Just wondering do any of you know if there is usually a Ryanair sale on in Jan? Looking to go to somewhere sunny in August - but prices have went up on a few of the routes even since last week....Am raging now I didn't book to the South of Spain last week, as the same flights are 200 euro dearer now 

Thanks,
C


----------



## Wipetheslate (10 Jan 2012)

Always clear your history and cookies when you revisit Ryanairs website. Sometimes the lower fares magically reappear


----------



## Cyrstal (10 Jan 2012)

Thanks for that Wipetheslate - cleared cookies and the history, but alas still 200 euro dearer :-(  

Here's hoping for that sale!!!


----------



## IsleOfMan (10 Jan 2012)

Booking ahead for August with Ryanair is probably a bit soon. They are mostly concentrating up to the end of March at the moment with a few April dates beginning to fall back in price.  Seems to be the opposite with Aer Lingus.


----------



## IsleOfMan (17 Jan 2012)

http://www.ryanair.com/ie/news/ryan...-euro-ets-levy-to-cover-new-eu-eco-looney-tax

I have been tracking prices recently for some Ryanair flights.
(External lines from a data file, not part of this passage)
template <int D, int METHOD, bool ABLATE, bool HILL2, bool K1, bool TAPE>
HODE_DEV void split_fwd_body(const SplitArgs& a) {
  constexpr int NS = sp_stages<METHOD>();
  typedef MlRows<D> Ml;
  typedef typename Ml::Own Own;
  constexpr int DP = Ml::DP;
  __shared__ __attribute__((aligned(16))) float ring[2][4][kSplitPatients][4];
  __shared__ __attribute__((aligned(16))) float dring[2][kSplitPatients][4];
  extern __shared__ float tg[];
  const int tid = threadIdx.x;
  const int wave = tid >> 6, lane = tid & 63;
  const int b0 = blockIdx.x * kSplitPatients;
  const RocheTheta th = load_theta(a.theta, ABLATE);
  const size_t row = (size_t)a.B * D;
  sp_stage_grid(tg, a.t, a.T);
#ifdef HODE_SPLIT_STAMPS
#define HODE_FSTAMP(k) if (a.dbg && blockIdx.x == 0 && lane == 0) a.dbg[(size_t)wave * a.T + (k)] = __builtin_amdgcn_s_memtime();
#else
#define HODE_FSTAMP(k)
#endif

  if (wave == 0) {
    const int slot = lane;
    const bool live = slot < kSplitPatients && b0 + slot < a.B;
    const int p = min(b0 + (slot < kSplitPatients ? slot : 0), a.B - 1);
    const int rslot = slot < kSplitPatients ? slot : 0;
    const unsigned lane_h = (unsigned)p * D, lane_t = (unsigned)p * 4;
    MlSlice<4, 1> none;
    float own1[1];
    f2 ya, yb;
    {
      const float4 v = *reinterpret_cast<const float4*>(a.y0 + (size_t)p * D);
      ya = pair2(v.x, v.y);
      yb = pair2(v.z, v.w);
      if (live) *reinterpret_cast<float4*>(a.h + (size_t)p * D) = v;
    }
    __syncthreads();
    auto e_iter = [&](int it, auto PAR) {
      constexpr int par = decltype(PAR)::value;
      if (it + 1 < a.T) {
        const float dt = tg[it + 1] - tg[it];
        const float4 dz = *reinterpret_cast<const float4*>(&dring[par][rslot][0]);
        const float dose[4] = {dz.x, dz.y, dz.z, dz.w};
        float* __restrict__ tape_it = TAPE ? a.tape + (size_t)it * (NS - 1) * a.B * 4 : nullptr;
        f2 ka[4], kb[4];
#pragma unroll
        for (int s = 0; s < 4; ++s) ka[s] = kb[s] = splat2(0.f);
#pragma unroll
        for (int s = 0; s < NS; ++s) {
          const f2 Ya = sp_stage_state<METHOD>(s, ya, dt, ka[0], ka[1], ka[2]);
          const f2 Yb = sp_stage_state<METHOD>(s, yb, dt, kb[0], kb[1], kb[2]);
          if (slot < kSplitPatients) *reinterpret_cast<float4*>(&ring[par][s][slot][0]) = make_float4(Ya.x, Ya.y, Yb.x, Yb.y);
          if constexpr (TAPE) {
            if (s >= 1)
              *reinterpret_cast<float4*>(tape_it + ((unsigned)(s - 1) * (unsigned)a.B * 4u + lane_t)) = make_float4(Ya.x, Ya.y, Yb.x, Yb.y);
          }
          const float Y[4] = {Ya.x, Ya.y, Yb.x, Yb.y};
          float k[4];
          roche_rhs<4, 1, ABLATE, HILL2>(th, none, dose[s], Y, k, own1);
          ka[s] = pair2(k[0], k[1]);
          kb[s] = pair2(k[2], k[3]);
        }
        ya = sp_advance<METHOD>(ya, dt, ka[0], ka[1], ka[2], ka[3]);
        yb = sp_advance<METHOD>(yb, dt, kb[0], kb[1], kb[2], kb[3]);
        *reinterpret_cast<float4*>(a.h + (size_t)(it + 1) * row + lane_h) = make_float4(ya.x, ya.y, yb.x, yb.y);
      }
      HODE_FSTAMP(it)
      __syncthreads();
    };
    for (int it = 0; it < a.T; it += 2) {
      e_iter(it, IC<0>{});
      if (it + 1 < a.T) e_iter(it + 1, IC<1>{});
    }
    if (a.status) {
      const bool bad = !(vfinite(ya) && vfinite(yb));
      if (bad && live) atomicOr(a.status, HODE_STATUS_NONFINITE);
    }
  } else {
    const int q = lane & 3;
    const int slot = (wave - 1) * 16 + (lane >> 2);
    const bool live = b0 + slot < a.B;
    const int p = min(b0 + slot, a.B - 1);
    Ml ml;
    ml.load(a.w1, a.b1, q);
    DoseSched<K1> ds;
    ds.dosage = a.dosage[p];
    ds.K = a.K;
    ds.taus = a.dose_times + (size_t)p * a.K;
    ds.tau0 = K1 ? ds.taus[0] : 0.f;
    auto dose_step = [&](int parity, float t0, float t1) {
      dring[parity][slot][q] = ds.at(sp_stage_time<METHOD>(t0, t1, a.perturb, q), th.kel).v;
    };
    if (a.T >= 2) dose_step(0, a.t[0], a.t[1]);
    if (a.T >= 3) dose_step(1, a.t[1], a.t[2]);
    Own yo = Ml::load_own(a.y0 + (size_t)p * D, q);
    if (live) Ml::store_own(a.h + (size_t)p * D, q, yo);
    constexpr int NLT = sp_ltape_stages<METHOD>();
    const size_t lt_step = (size_t)a.B * 4 * NLT * Ml::MR;
    const unsigned lt_lane = ((unsigned)p * 4 + q) * NLT * Ml::MR;
    __syncthreads();
    __syncthreads();
    auto m_iter = [&](int it, auto PAR) {
      constexpr int par = decltype(PAR)::value;
      const int n = it - 1;
      const float t_a = tg[it - 1], t_b = tg[it], t_c = tg[it + 1], t_d = tg[it + 2];
      const float dt = t_b - t_a;
      Own k[4];
      float4 e[4];
#pragma unroll
      for (int s = 0; s < NS; ++s) e[s] = *reinterpret_cast<const float4*>(&ring[par][s][slot][0]);
      __builtin_amdgcn_sched_barrier(0);
      dose_step(par, t_c, t_d);
#if HODE_SPLIT_EXPERT_FIRST
      typename Ml::Part pe[4];
#pragma unroll
      for (int s = 0; s < NS; ++s) pe[s] = ml.rhs_expert(e[s]);
#endif
#pragma unroll
      for (int s = 0; s < 4; ++s) k[s] = vsplat<Own>(0.f);
#pragma unroll
      for (int s = 0; s < NS; ++s) {
        const Own Yo = sp_stage_state<METHOD>(s, yo, dt, k[0], k[1], k[2]);
#if HODE_SPLIT_EXPERT_FIRST
        k[s] = ml.rhs_rest(pe[s], Ml::stage(e[s], Yo));
#else
        k[s] = ml.rhs(Ml::stage(e[s], Yo));
#endif
      }
      yo = sp_advance<METHOD>(yo, dt, k[0], k[1], k[2], k[3]);
      Ml::store_own(a.h + (size_t)(n + 1) * row + (size_t)p * D, q, yo);
      if constexpr (TAPE && NLT > 0) Ml::template store_tape<NLT>(a.ltape + (size_t)n * lt_step + lt_lane, k + (NS - NLT));
      HODE_FSTAMP(it)
      __syncthreads();
    };
    for (int it = 1; it < a.T; it += 2) {
      m_iter(it, IC<0>{});
      if (it + 1 < a.T) m_iter(it + 1, IC<1>{});
    }
    if (a.status) {
      if (!vfinite(yo) && live) atomicOr(a.status, HODE_STATUS_NONFINITE);
    }
  }
}

struct SplitBwdArgs {
  const float* __restrict__ t;
  const float* __restrict__ dosage;
  const float* __restrict__ dose_times;
  const float* __restrict__ theta;
  const float* __restrict__ w1;
  const float* __restrict__ b1;
  const float* __restrict__ h;
  const float* __restrict__ grad_h;
  float* __restrict__ grad_y0;
  float* __restrict__ part_ml;
  float* __restrict__ part_th;
  const float* __restrict__ tape;
  const float* __restrict__ ltape;
  int B, T, K, perturb;
  unsigned long long* dbg;
};

template <int METHOD, class V, class F>
HODE_DEV void sp_adjoint_step(V& lam, float dt, F&& vjp) {
  constexpr float c13 = (float)(1.0 / 3.0);
  if constexpr (METHOD == HODE_METHOD_EULER) {
    lam += vjp(0, dt * lam);
  } else if constexpr (METHOD == HODE_METHOD_MIDPOINT) {
    const V a1 = vjp(1, dt * lam);
    lam += a1;
    lam += vjp(0, (0.5f * dt) * a1);
  } else {
    const float w1 = dt * 0.125f, w3 = dt * 0.375f;
    const V a3 = vjp(3, w1 * lam);
    V da = dt * a3;
    V g1 = vfma(w1, lam, da);
    V g2 = vfma(w3, lam, -da);
    const V g = vfma(w3, lam, da);
    lam += a3;
    const V a2 = vjp(2, g);
    da = dt * a2;
    g2 += da;
    g1 = vfma(-c13, da, g1);
    lam += a2;
    const V a1 = vjp(1, g2);
    g1 = vfma(c13, dt * a1, g1);
    lam += a1;
    lam += vjp(0, g1);
  }
}

struct F4 {
  f2 a, b;
  HODE_DEV F4& operator+=(const F4& o) { a += o.a; b += o.b; return *this; }
  HODE_DEV F4 operator-() const { return F4{-a, -b}; }
};
HODE_DEV F4 operator*(float s, const F4& v) { return F4{s * v.a, s * v.b}; }
HODE_DEV F4 vfma(float s, const F4& x, const F4& y) { return F4{vfma(s, x.a, y.a), vfma(s, x.b, y.b)}; }

template <int D, bool CW>
struct SplitBwdShared {
  static constexpr int RD = CW ? 3 : 2;
  static constexpr int M = D - 4;
  float yring[RD][4][kSplitPatients][4];
  float cring[RD][4][kSplitPatients + 1][4];
  float dring[RD][kSplitPatients][8];
  float gring[RD][4][kSplitPatients + 1][4];
  float tdring[RD][kSplitPatients][8];
  float uring[CW ? RD : 1][4][CW ? kSplitPatients : 1][CW ? M : 1];
  float red[4][4][M * D + M];
};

In the above they say that they are adding 25c per person to the cost of a flight. From looking at their website prices today it looks to me as if they have added more than 25c. Can anyone confirm this?


----------



## jjl245 (18 Jan 2012)

Ryanair's sales always seem pretty random to me...Just keep an eye on it...maybe set up some flight alerts


----------



## topaz2 (18 Jan 2012)

Yep, looks to me like the have addes 75c on each flight. Flights to REus from Dub were 31.99 last week, now they are 32.74. And the same on the return leg.


----------



## IsleOfMan (18 Jan 2012)

Just today I notice that they have separately added the 25cents. So they have increased their flights by 75c + 25c.


----------



## moonman (19 Jan 2012)

as far as i know they revise their prices every 3 months ,


----------



## moonman (19 Jan 2012)

crystal ive just looked up aer lingus from dublin to malaga it looks like a return price for any time during august is 190 plus the 6euro each way credit card charge, total 202 and they allocate you a seat number ,.


----------